ASSIGNMENT: Within these entries, which lines include the string "static"? Copy each one.

SUPPLIED DATA:
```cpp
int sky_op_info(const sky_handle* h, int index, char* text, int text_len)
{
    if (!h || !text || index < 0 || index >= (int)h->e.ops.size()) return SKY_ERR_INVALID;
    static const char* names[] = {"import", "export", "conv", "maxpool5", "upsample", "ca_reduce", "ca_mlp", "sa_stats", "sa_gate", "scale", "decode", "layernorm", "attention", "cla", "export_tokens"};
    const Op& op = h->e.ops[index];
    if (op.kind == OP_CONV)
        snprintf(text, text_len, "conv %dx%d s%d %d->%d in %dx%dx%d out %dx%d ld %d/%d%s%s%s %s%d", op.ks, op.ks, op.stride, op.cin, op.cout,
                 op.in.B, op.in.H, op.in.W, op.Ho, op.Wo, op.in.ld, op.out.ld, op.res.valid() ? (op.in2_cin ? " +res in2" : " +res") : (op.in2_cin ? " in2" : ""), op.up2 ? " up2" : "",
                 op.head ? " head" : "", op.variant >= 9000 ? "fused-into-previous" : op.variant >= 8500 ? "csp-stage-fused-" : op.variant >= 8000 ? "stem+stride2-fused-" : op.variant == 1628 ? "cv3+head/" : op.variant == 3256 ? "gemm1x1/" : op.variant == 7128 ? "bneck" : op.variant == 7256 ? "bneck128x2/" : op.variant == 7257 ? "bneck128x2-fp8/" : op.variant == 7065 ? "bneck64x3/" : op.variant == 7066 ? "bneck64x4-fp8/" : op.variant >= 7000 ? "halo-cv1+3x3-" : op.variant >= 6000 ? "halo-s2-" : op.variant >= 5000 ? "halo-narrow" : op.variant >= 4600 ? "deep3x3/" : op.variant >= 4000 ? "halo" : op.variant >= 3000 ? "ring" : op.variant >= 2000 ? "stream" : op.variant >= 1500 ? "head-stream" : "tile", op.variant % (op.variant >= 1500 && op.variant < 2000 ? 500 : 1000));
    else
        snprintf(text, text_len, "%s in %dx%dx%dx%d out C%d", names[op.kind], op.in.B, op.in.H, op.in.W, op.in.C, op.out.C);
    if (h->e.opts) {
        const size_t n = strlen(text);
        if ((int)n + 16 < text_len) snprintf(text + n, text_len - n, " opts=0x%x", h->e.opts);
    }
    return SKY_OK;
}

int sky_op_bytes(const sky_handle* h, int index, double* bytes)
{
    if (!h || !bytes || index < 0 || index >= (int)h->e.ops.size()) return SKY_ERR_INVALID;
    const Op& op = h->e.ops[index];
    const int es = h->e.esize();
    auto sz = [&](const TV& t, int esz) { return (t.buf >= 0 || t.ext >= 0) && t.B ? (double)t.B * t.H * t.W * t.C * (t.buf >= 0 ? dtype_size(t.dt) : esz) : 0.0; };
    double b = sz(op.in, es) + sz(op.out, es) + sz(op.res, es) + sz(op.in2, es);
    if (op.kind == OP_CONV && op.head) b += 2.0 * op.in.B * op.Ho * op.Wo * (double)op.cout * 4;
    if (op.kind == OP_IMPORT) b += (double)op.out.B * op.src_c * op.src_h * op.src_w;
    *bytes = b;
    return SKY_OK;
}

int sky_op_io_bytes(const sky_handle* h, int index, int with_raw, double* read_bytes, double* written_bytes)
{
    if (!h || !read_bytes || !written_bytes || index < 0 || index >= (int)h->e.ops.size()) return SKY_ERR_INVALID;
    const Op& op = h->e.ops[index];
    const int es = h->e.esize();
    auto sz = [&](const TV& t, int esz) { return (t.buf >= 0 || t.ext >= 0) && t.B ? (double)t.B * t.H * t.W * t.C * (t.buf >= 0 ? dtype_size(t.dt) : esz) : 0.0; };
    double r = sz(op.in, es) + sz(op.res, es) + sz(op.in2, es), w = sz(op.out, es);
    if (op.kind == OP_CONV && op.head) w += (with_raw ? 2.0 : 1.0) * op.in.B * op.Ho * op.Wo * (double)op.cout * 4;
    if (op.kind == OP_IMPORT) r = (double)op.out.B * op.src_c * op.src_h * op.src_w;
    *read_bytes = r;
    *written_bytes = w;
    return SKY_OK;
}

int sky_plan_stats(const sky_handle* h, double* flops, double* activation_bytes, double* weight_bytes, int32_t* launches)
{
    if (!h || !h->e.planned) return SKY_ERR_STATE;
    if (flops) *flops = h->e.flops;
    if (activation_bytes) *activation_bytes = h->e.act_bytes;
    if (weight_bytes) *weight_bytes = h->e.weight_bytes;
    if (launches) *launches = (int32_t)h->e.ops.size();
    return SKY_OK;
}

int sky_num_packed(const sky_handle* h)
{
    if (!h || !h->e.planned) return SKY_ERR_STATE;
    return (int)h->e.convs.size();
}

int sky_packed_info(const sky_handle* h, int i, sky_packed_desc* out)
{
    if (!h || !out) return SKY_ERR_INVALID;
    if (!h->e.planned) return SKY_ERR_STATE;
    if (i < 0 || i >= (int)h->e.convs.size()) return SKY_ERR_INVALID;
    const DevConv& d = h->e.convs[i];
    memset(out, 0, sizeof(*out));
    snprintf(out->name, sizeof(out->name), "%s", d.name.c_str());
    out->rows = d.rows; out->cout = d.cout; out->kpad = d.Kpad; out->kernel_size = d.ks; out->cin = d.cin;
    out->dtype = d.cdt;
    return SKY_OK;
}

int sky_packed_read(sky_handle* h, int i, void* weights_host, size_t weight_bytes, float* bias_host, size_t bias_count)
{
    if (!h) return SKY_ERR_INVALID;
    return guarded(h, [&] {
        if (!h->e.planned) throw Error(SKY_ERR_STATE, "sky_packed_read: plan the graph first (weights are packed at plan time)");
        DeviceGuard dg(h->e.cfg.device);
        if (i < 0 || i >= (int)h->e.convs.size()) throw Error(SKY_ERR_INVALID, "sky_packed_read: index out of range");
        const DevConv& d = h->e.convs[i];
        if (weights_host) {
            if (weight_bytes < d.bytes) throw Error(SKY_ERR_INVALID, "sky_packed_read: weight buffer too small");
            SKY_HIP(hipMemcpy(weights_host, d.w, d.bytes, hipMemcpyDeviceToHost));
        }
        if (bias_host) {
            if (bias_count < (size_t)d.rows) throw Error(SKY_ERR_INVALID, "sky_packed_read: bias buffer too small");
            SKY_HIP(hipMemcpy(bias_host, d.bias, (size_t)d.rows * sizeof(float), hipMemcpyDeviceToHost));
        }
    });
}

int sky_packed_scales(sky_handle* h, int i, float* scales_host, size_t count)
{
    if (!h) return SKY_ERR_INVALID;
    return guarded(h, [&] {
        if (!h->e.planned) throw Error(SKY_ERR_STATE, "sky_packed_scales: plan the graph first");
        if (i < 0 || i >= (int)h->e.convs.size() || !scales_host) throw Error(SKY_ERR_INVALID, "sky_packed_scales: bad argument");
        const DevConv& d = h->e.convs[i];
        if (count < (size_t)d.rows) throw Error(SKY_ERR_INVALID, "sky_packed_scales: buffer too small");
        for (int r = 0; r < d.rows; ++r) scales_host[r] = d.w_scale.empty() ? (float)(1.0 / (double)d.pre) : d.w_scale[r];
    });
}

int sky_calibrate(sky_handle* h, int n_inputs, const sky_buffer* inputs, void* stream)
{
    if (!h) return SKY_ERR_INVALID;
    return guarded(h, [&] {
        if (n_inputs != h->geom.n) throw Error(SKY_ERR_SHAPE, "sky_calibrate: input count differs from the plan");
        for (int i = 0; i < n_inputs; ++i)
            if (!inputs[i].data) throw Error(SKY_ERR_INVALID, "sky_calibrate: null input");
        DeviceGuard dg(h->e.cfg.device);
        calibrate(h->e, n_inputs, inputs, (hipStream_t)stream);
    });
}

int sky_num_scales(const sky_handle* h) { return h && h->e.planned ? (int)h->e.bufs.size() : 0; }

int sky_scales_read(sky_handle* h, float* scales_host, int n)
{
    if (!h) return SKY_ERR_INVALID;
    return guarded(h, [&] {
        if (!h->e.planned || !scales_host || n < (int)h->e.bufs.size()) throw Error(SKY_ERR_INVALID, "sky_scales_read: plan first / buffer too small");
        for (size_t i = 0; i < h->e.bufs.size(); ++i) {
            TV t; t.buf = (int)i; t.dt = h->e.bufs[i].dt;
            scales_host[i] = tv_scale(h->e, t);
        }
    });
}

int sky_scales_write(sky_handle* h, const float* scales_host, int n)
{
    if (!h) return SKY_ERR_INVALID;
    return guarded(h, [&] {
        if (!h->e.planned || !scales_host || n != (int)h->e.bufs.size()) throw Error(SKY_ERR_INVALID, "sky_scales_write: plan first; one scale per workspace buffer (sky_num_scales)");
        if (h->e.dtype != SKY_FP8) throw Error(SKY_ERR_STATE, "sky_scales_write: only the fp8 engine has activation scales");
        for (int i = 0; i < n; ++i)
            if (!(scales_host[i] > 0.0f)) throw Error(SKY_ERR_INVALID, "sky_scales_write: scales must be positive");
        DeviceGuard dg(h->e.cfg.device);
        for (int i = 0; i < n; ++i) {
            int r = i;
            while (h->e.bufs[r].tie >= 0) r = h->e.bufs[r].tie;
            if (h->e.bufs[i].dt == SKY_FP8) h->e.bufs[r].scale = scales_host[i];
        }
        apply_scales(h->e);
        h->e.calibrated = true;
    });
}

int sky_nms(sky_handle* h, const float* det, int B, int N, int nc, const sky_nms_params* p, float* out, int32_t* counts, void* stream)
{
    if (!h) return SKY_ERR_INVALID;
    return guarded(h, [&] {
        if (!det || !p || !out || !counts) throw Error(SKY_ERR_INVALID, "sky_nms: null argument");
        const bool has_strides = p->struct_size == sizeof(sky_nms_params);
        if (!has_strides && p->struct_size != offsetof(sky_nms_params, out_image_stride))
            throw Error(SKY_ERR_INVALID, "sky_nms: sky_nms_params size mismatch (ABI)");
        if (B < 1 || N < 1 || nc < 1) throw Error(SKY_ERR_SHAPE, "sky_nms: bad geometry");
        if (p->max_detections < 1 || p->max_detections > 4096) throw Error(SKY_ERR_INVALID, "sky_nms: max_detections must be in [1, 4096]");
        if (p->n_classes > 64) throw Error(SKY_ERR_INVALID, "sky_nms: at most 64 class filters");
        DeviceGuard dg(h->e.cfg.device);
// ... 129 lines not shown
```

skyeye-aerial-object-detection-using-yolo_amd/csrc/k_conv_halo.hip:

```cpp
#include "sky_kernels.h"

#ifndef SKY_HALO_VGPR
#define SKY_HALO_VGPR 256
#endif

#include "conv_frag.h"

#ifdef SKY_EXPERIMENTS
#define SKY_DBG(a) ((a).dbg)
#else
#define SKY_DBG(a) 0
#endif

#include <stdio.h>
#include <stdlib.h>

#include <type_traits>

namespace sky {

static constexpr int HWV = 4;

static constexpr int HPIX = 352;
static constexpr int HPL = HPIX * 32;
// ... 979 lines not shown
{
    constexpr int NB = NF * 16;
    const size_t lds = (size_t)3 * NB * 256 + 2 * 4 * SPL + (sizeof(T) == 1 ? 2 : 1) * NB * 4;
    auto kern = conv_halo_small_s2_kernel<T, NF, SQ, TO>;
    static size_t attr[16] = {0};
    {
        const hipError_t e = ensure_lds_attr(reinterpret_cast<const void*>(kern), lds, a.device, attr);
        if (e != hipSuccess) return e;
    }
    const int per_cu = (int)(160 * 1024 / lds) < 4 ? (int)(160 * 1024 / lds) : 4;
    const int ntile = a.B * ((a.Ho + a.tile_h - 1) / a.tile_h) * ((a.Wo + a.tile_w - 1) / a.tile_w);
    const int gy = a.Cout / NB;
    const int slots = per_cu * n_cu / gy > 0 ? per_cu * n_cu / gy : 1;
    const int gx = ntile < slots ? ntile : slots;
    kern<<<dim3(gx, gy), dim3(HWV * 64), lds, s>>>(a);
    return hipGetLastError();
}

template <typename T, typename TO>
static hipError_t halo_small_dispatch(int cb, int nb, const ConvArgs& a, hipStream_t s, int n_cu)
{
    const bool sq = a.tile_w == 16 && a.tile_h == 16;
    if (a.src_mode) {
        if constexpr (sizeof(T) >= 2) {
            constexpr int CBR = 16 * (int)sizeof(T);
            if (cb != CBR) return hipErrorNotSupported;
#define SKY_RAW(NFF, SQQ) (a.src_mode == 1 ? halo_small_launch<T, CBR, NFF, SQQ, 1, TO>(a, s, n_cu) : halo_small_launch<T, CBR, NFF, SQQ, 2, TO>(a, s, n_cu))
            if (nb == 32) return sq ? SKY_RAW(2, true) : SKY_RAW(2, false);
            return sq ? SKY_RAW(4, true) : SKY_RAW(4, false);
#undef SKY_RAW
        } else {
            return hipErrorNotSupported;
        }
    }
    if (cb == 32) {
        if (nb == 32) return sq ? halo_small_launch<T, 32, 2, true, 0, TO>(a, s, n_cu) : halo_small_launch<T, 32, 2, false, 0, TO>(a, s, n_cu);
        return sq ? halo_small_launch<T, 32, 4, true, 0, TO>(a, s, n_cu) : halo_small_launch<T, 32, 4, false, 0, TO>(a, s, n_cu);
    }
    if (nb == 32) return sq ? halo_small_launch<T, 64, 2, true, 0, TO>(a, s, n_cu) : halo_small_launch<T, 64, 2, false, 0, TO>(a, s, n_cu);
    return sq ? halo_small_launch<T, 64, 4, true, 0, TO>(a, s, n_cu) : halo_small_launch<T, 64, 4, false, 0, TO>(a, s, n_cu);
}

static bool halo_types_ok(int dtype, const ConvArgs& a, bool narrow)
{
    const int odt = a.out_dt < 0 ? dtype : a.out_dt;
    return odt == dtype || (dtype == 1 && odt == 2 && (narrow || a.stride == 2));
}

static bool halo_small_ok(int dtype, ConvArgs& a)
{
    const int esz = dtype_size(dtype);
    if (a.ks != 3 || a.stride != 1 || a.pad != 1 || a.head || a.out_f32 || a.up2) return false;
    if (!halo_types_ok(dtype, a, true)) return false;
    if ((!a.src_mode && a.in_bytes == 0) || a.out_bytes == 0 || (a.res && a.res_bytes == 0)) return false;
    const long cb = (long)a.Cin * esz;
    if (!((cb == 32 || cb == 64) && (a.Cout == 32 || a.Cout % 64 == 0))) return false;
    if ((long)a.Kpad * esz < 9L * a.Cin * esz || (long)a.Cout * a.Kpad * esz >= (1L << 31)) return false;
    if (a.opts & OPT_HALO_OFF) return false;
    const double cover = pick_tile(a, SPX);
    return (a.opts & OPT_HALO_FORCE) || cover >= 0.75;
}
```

TASK ANSWER:
    static const char* names[] = {"import", "export", "conv", "maxpool5", "upsample", "ca_reduce", "ca_mlp", "sa_stats", "sa_gate", "scale", "decode", "layernorm", "attention", "cla", "export_tokens"};
static constexpr int HWV = 4;
static constexpr int HPIX = 352;
static constexpr int HPL = HPIX * 32;
    static size_t attr[16] = {0};
static hipError_t halo_small_dispatch(int cb, int nb, const ConvArgs& a, hipStream_t s, int n_cu)
static bool halo_types_ok(int dtype, const ConvArgs& a, bool narrow)
static bool halo_small_ok(int dtype, ConvArgs& a)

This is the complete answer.